Identifying the active site and structure-activity relationship in propane dehydrogenation over Ga₂O₃/ZrO₂ catalysts

ZrO2-based catalysts have attracted extensive attention in propane dehydrogenation (PDH) owing to their environmental compatibility, low costs, and superior catalytic performance. However, the structure-activity relationship and mechanistic analysis of Ga2O3/ZrO2 in PDH are rarely studied where GaOx either acts as an active site or a promoter.
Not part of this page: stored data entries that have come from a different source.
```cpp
static size_t bin_lds_limit() {
  static const size_t v = [] {
    int dev = 0, a = 0;
    if (hipGetDevice(&dev) == hipSuccess && hipDeviceGetAttribute(&a, hipDeviceAttributeMaxSharedMemoryPerBlock, dev) == hipSuccess && a > 0) return (size_t)a;
    return (size_t)(64 << 10);
  }();
  return v;
}
static size_t bin_lds_static() {
  static const size_t v = [] {
    hipFuncAttributes a{}, b{};
    size_t m = 0;
    if (hipFuncGetAttributes(&a, reinterpret_cast<const void*>(bin_emit_kernel)) == hipSuccess) m = a.sharedSizeBytes;
    if (hipFuncGetAttributes(&b, reinterpret_cast<const void*>(bin_count_kernel)) == hipSuccess && b.sharedSizeBytes > m) m = b.sharedSizeBytes;
    return m ? m : (size_t)(52 << 10);
  }();
  return v;
}
bool gsr_rows_path_ok(int T) {
  const char* e = getenv("GSR_RADIX_BINNING");
  const bool radix_only = e && *e && atoi(e) != 0;
  return !radix_only && T > 0 && T <= GSR_BIN_MAX_T && bin_lds_static() + sizeof(uint32_t) * (size_t)T <= bin_lds_limit();
}
int gsr_launch_binning(const GsrBinViews& tab_in, int P, hipStream_t st) {
  if (tab_in.V <= 0 || tab_in.T <= 0) return 0;
  GsrBinViews tab = tab_in;
  uint32_t maxD = 0, maxblk = 0;
  for (int v = 0; v < tab.V; ++v) { maxD = tab.v[v].D > maxD ? tab.v[v].D : maxD; maxblk = tab.v[v].nblocks > maxblk ? tab.v[v].nblocks : maxblk; }
  const char* force = getenv("GSR_TILE_SORT_RCAP");
  const bool big = force ? (force[0] == '4') : (maxD / (uint32_t)tab.T > 600u);
  tab.wave_cap = big ? 2048 : 512;
  {
    static uint32_t* hint = [] { uint32_t* p = nullptr; if (hipHostMalloc((void**)&p, 64, hipHostMallocMapped | hipHostMallocCoherent) != hipSuccess) return (uint32_t*)nullptr; *p = 1u; return p; }();
    tab.vlong_out = hint;
    tab.vlong_launch = (!hint || __atomic_load_n(hint, __ATOMIC_RELAXED) != 0u) ? 1 : 0;
  }
  int cur = 0;
  bool order_done = false;
  bool any_cut = false;
  for (int v = 0; v < tab.V; ++v) any_cut = any_cut || tab.v[v].depth_cut != nullptr;
  const size_t coarse = (size_t)((tab.gx + 3) / 4) * (size_t)((tab.T / tab.gx + 3) / 4);
  tab.cut_lds = (any_cut && bin_lds_static() + sizeof(uint32_t) * (2 * (size_t)tab.T + coarse) <= bin_lds_limit()) ? 1 : 0;
  const size_t lds = sizeof(uint32_t) * (tab.cut_lds ? 2 * (size_t)tab.T + coarse : (size_t)tab.T);
  const bool rows_path = tab.rows > 0 && gsr_rows_path_ok(tab.T) && maxD > 0 && P > 0;
  if (rows_path) {
    { GSR_PROF("bin_count", st);
      hipLaunchKernelGGL(bin_count_kernel, dim3(tab.rows, tab.V), dim3(BIN_THREADS), lds, st, P, tab);
    }
    GSR_HIP_CHECK(hipGetLastError());
    const int prefixed = tab.rows > BIN_DIRECT_ROWS ? 1 : 0;
    const int col_wgs = (gsr_bin_stride(tab.T) + GSR_BLOCK - 1) / GSR_BLOCK;
    const bool chained = prefixed && col_wgs <= 64;
    if (chained) {
      GSR_PROF("bin_colprefix", st);
      hipLaunchKernelGGL(bin_colprefix_scan_kernel, dim3(col_wgs, tab.V), dim3(GSR_BLOCK), 0, st, tab);
    } else if (prefixed) {
      GSR_PROF("bin_colprefix", st);
      hipLaunchKernelGGL(bin_colprefix_kernel, dim3(col_wgs, tab.V), dim3(GSR_BLOCK), 0, st, tab);
    }
    GSR_HIP_CHECK(hipGetLastError());
    const int n_items = tab.V * ((tab.T + 1023) / 1024);
    if (!chained) {
      GSR_PROF("bin_scan", st);
      hipLaunchKernelGGL(bin_scan_kernel, dim3(tab.V), dim3(BIN_THREADS), 0, st, tab, prefixed);
    }
    GSR_HIP_CHECK(hipGetLastError());
    int order_wgs = 0, per_wg = 1;
    {
      order_wgs = n_items < ORD_MAX_WG ? n_items : ORD_MAX_WG;
      if (order_wgs < 1) order_wgs = 1;
      per_wg = (n_items + order_wgs - 1) / order_wgs;
      if (per_wg < 1) per_wg = 1;
      order_wgs = (n_items + per_wg - 1) / per_wg;
      if (order_wgs < 1) order_wgs = 1;
      order_done = true;
    }
    { GSR_PROF("bin_emit", st);
      hipLaunchKernelGGL(bin_emit_kernel, dim3(tab.rows + order_wgs, tab.V), dim3(BIN_THREADS), lds, st, P, tab, order_wgs, per_wg); }
    GSR_HIP_CHECK(hipGetLastError());
  } else if (maxD == 0 || P <= 0) {
    for (int v = 0; v < tab.V; ++v) GSR_HIP_CHECK(hipMemsetAsync(tab.v[v].ranges, 0, sizeof(uint2) * (size_t)tab.T, st));
  } else {
    const int tbits = ceil_log2_u32((uint32_t)tab.T);
    const int npass = (tbits + 7) / 8;
    const int bpp = npass ? (tbits + npass - 1) / npass : 0;
    { GSR_PROF("emit_entries", st);
    const int bits0 = npass ? (tbits < bpp ? tbits : bpp) : 1;
    hipLaunchKernelGGL(emit_entries_kernel, dim3(maxD / GSR_RADIX_EPB + 1u, tab.V), dim3(GSR_BLOCK), 0, st, P, tab, 0, bits0); }
    GSR_HIP_CHECK(hipGetLastError());
    for (int pass = 0; pass < npass; ++pass) {
      const int shift = pass * bpp;
      const int bits = (tbits - shift) < bpp ? (tbits - shift) : bpp;
      if (pass > 0) {
        GSR_PROF("radix_hist", st);
        hipLaunchKernelGGL(radix_hist_kernel, dim3(maxblk, tab.V), dim3(GSR_BLOCK), 0, st, tab, cur, shift, bits);
      }
      GSR_HIP_CHECK(hipGetLastError());
      const int prescanned = maxblk >= GSR_COLSCAN_MIN_BLOCKS ? 1 : 0;
      if (prescanned) {
        GSR_PROF("radix_colscan", st);
        hipLaunchKernelGGL(radix_colscan_kernel, dim3(1u << bits, tab.V), dim3(1024), 0, st, tab, bits);
      }
      GSR_HIP_CHECK(hipGetLastError());
      { GSR_PROF("radix_scatter", st);
      hipLaunchKernelGGL(radix_scatter_kernel, dim3(maxblk, tab.V), dim3(GSR_BLOCK), 0, st, tab, cur, shift, bits, prescanned,
                         pass == npass - 1 ? 1 : 0); }
      GSR_HIP_CHECK(hipGetLastError());
      cur ^= 1;
    }
    if (npass == 0) {
      GSR_PROF("tile_ranges", st);
      hipLaunchKernelGGL(tile_ranges_kernel, dim3((maxD + GSR_BLOCK - 1) / GSR_BLOCK, tab.V), dim3(GSR_BLOCK), 0, st, tab, cur);
    }
    GSR_HIP_CHECK(hipGetLastError());
  }
  if (!order_done)
    if (int rc = gsr_launch_tile_order(tab, st)) return rc;
  if (maxD > 0 && P > 0) {
    { GSR_PROF("tile_sort", st);
    if (big) {
      hipLaunchKernelGGL((tile_sort_kernel<2048, 2>), dim3((tab.V * tab.T + 3) / 4), dim3(GSR_BLOCK), 0, st, tab, cur);
      if (tab.wave_cap == 2048) hipLaunchKernelGGL((tile_sort_kernel<2048, 3>), dim3((tab.V * tab.T + 3) / 4), dim3(GSR_BLOCK), 0, st, tab, cur);
      const int g1 = tab.V * tab.T < 512 ? tab.V * tab.T : 512;
      hipLaunchKernelGGL((tile_sort_kernel<4096, 1, 8>), dim3(g1), dim3(512), 0, st, tab, cur);
    } else
      {
        const bool small_lds = !(force && force[0] == '2');
        if (small_lds) {
          hipLaunchKernelGGL(tile_sort_kernel<1024>, dim3(tab.V * tab.T), dim3(GSR_BLOCK), 0, st, tab, cur);
          if (tab.vlong_launch) hipLaunchKernelGGL((tile_sort_kernel<4096, 1, 16>), dim3(64), dim3(1024), 0, st, tab, cur);
        } else hipLaunchKernelGGL(tile_sort_kernel<2048>, dim3(tab.V * tab.T), dim3(GSR_BLOCK), 0, st, tab, cur);
      } }
    GSR_HIP_CHECK(hipGetLastError());
  }
  return 0;
}

int gsr_launch_tile_order(const GsrBinViews& tab, hipStream_t st) {
  { GSR_PROF("tile_order", st);
    const int n_items = tab.V * ((tab.T + 1023) / 1024);
    int wgs = n_items < ORD_MAX_WG ? n_items : ORD_MAX_WG;
    if (wgs < 1) wgs = 1;
    const int per_wg = (n_items + wgs - 1) / wgs;
    wgs = per_wg > 0 ? (n_items + per_wg - 1) / per_wg : 1;
    hipLaunchKernelGGL(tile_order_kernel, dim3(wgs < 1 ? 1 : wgs), dim3(1024), 0, st, tab, per_wg > 0 ? per_wg : 1); }
  GSR_HIP_CHECK(hipGetLastError());
  return 0;
}
```

Baseline: 5581.

## Sort long tiles with paired-wave bitonic merge through LDS instead of block radix sort

For long tiles (beyond 512 keys, when wave_cap is 512), two waves now each sort one half of the tile in registers with a bitonic network. They exchange halves through shared memory and finish with a merge and half-cleaner stages. Each 4-wave block handles two such tickets, replacing the block-wide multi-pass radix sort per long tile, and the wave-sort block indexing is shifted to make room. It also adds optional, compile-time-disabled timing trace instrumentation. The cost is more LDS traffic and added code complexity.

Measured after the change: 5725 (median of 6 runs). 2.6% higher.

```diff
diff --git a/gs-dynamics_amd/csrc/gsr_binning.hip b/gs-dynamics_amd/csrc/gsr_binning.hip
--- a/gs-dynamics_amd/csrc/gsr_binning.hip
+++ b/gs-dynamics_amd/csrc/gsr_binning.hip
@@ -942,9 +942,15 @@
   }
 }
 template <int LK, int NR>
+__device__ __forceinline__ void wave_sort_halfcleaners(uint64_t (&x)[NR], int lane);
+template <int LK, int NR>
 __device__ __forceinline__ void wave_sort_stage(uint64_t (&x)[NR], int lane) {
+  wave_sort_step<(1 << LK) - 1, NR>(x, lane);
+  wave_sort_halfcleaners<LK, NR>(x, lane);
+}
+template <int LK, int NR>
+__device__ __forceinline__ void wave_sort_halfcleaners(uint64_t (&x)[NR], int lane) {
   static_assert(LK <= 11, "the half-cleaner steps below stop at stride 512");
-  wave_sort_step<(1 << LK) - 1, NR>(x, lane);
   if constexpr (LK >= 11) wave_sort_step<512, NR>(x, lane);
   if constexpr (LK >= 10) wave_sort_step<256, NR>(x, lane);
   if constexpr (LK >= 9) wave_sort_step<128, NR>(x, lane);
@@ -957,6 +963,8 @@
   if constexpr (LK >= 2) wave_sort_step<1, NR>(x, lane);
 }
 template <int NR>
+__device__ __forceinline__ void wave_sort_store(const uint64_t (&x)[NR], uint32_t* __restrict__ out, uint32_t e0, uint32_t n);
+template <int NR>
 __device__ __forceinline__ void wave_sort_tile(const uint64_t* __restrict__ seg, uint32_t* __restrict__ out, uint32_t n, int lane) {
   uint64_t x[NR];
 #pragma unroll
@@ -968,7 +976,10 @@
   if constexpr (NR >= 8) wave_sort_stage<9, NR>(x, lane);
   if constexpr (NR >= 16) wave_sort_stage<10, NR>(x, lane);
   if constexpr (NR >= 32) wave_sort_stage<11, NR>(x, lane);
-  const uint32_t e0 = (uint32_t)lane * NR;
+  wave_sort_store<NR>(x, out, (uint32_t)lane * NR, n);
+}
+template <int NR>
+__device__ __forceinline__ void wave_sort_store(const uint64_t (&x)[NR], uint32_t* __restrict__ out, uint32_t e0, uint32_t n) {
   if constexpr (NR >= 4) {
     if ((((uintptr_t)out) & 15u) == 0 && e0 + NR <= n) {
 #pragma unroll
@@ -1055,6 +1066,91 @@
 }
 
 template <int RCAP, int NW>
+__device__ __forceinline__ TileSortLds<RCAP, NW>& tile_sort_lds() {
+  __shared__ TileSortLds<RCAP, NW> L;
+  return L;
+}
+__device__ __forceinline__ uint32_t pair_slot(uint32_t pos, uint32_t lnr) { return ((pos & ((1u << lnr) - 1u)) << 6) + (pos >> lnr); }
+template <int NR>
+__device__ __forceinline__ void pair_upper_sort(uint64_t (&x)[8], uint64_t* __restrict__ mine, const uint64_t* __restrict__ seg, uint32_t n, int lane) {
+  constexpr int LNR = gsr_log2<NR>::value;
+  uint64_t y[NR];
+#pragma unroll
+  for (int r = 0; r < NR; ++r) { const uint32_t e = 512u + (uint32_t)(r * 64 + lane); y[r] = e < n ? seg[e] : ~0ull; }
+  wave_sort_stage<1, NR>(y, lane); wave_sort_stage<2, NR>(y, lane); wave_sort_stage<3, NR>(y, lane);
+  wave_sort_stage<4, NR>(y, lane); wave_sort_stage<5, NR>(y, lane); wave_sort_stage<6, NR>(y, lane);
+  if constexpr (NR >= 2) wave_sort_stage<7, NR>(y, lane);
+  if constexpr (NR >= 4) wave_sort_stage<8, NR>(y, lane);
+  if constexpr (NR >= 8) wave_sort_stage<9, NR>(y, lane);
+#pragma unroll
+  for (int r = 0; r < NR; ++r) { mine[pair_slot((uint32_t)(lane * NR + r), LNR)] = y[r]; x[r] = y[r]; }
+}
+template <int NR>
+__device__ __forceinline__ void pair_upper_merge(uint64_t (&x)[8], const uint64_t* __restrict__ lower, uint32_t* __restrict__ out, uint32_t n, int lane) {
+  uint64_t y[NR];
+#pragma unroll
+  for (int r = 0; r < NR; ++r) {
+    const uint64_t o = lower[pair_slot(511u - (uint32_t)(lane * NR + r), 3)];
+    y[r] = o > x[r] ? o : x[r];
+  }
+  wave_sort_halfcleaners<gsr_log2<NR>::value + 7, NR>(y, lane);
+  wave_sort_store<NR>(y, out, 512u + (uint32_t)lane * NR, n);
+}
+template <int RCAP, int NW>
+__device__ __forceinline__ void tile_sort_pair_tickets(const GsrBinViews& tab, int cur, uint32_t ticket0, uint32_t n_long) {
+  static_assert(NW == 4 && 2 * RCAP >= 4 * 512, "two pairs of waves, 512 keys per wave in the network block");
+  TileSortLds<RCAP, NW>& L = tile_sort_lds<RCAP, NW>();
+  const int tid = threadIdx.x, lane = tid & 63, wv = tid >> 6;
+  const bool upper = (wv & 1) != 0;
+  const uint32_t ticket = ticket0 + (uint32_t)(wv >> 1);
+  bool live = ticket < n_long;
+  uint32_t n = 0;
+  const uint64_t* seg = nullptr;
+  uint32_t* out = nullptr;
+  if (live) {
+    const uint4 ord = tab.order[ticket];
+    const GsrBinView& vw = tab.v[__builtin_amdgcn_readfirstlane(ord.w)];
+    live = !vw.shares_lists;
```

Here, Ga2O3/ZrO2 catalysts with different Ga/Zr ratios were synthesized by the impregnation technique, and the structure-activity relationship was revealed by combining complementary in/ ex-situ characterization methods with catalytic tests. It is found the rate of propene formation first increases linearly and then reaches a plateau with the increase of Ga2O3 loading, such activity-loading dependence is related to the evolution of Ga2O3 species varying from monodisperse to single-layer and then multilayer states. Activation energy and C3H8-TPSR results suggest the formation of a new active site with high intrinsic activity over Ga2O3/ZrO2. Furthermore, the molecular level reaction mechanism of Ga2O3/ZrO2 in PDH was studied by DFT calculations, which pointed out the active site structure was GaII-O3cII site exhibiting enhanced activation ability toward C-H bond and lower reaction barrier compared with bare ZrO2. This work is expected to offer new insights into understanding the structure-activity relationships over ZrO2-based catalysts for PDH reaction.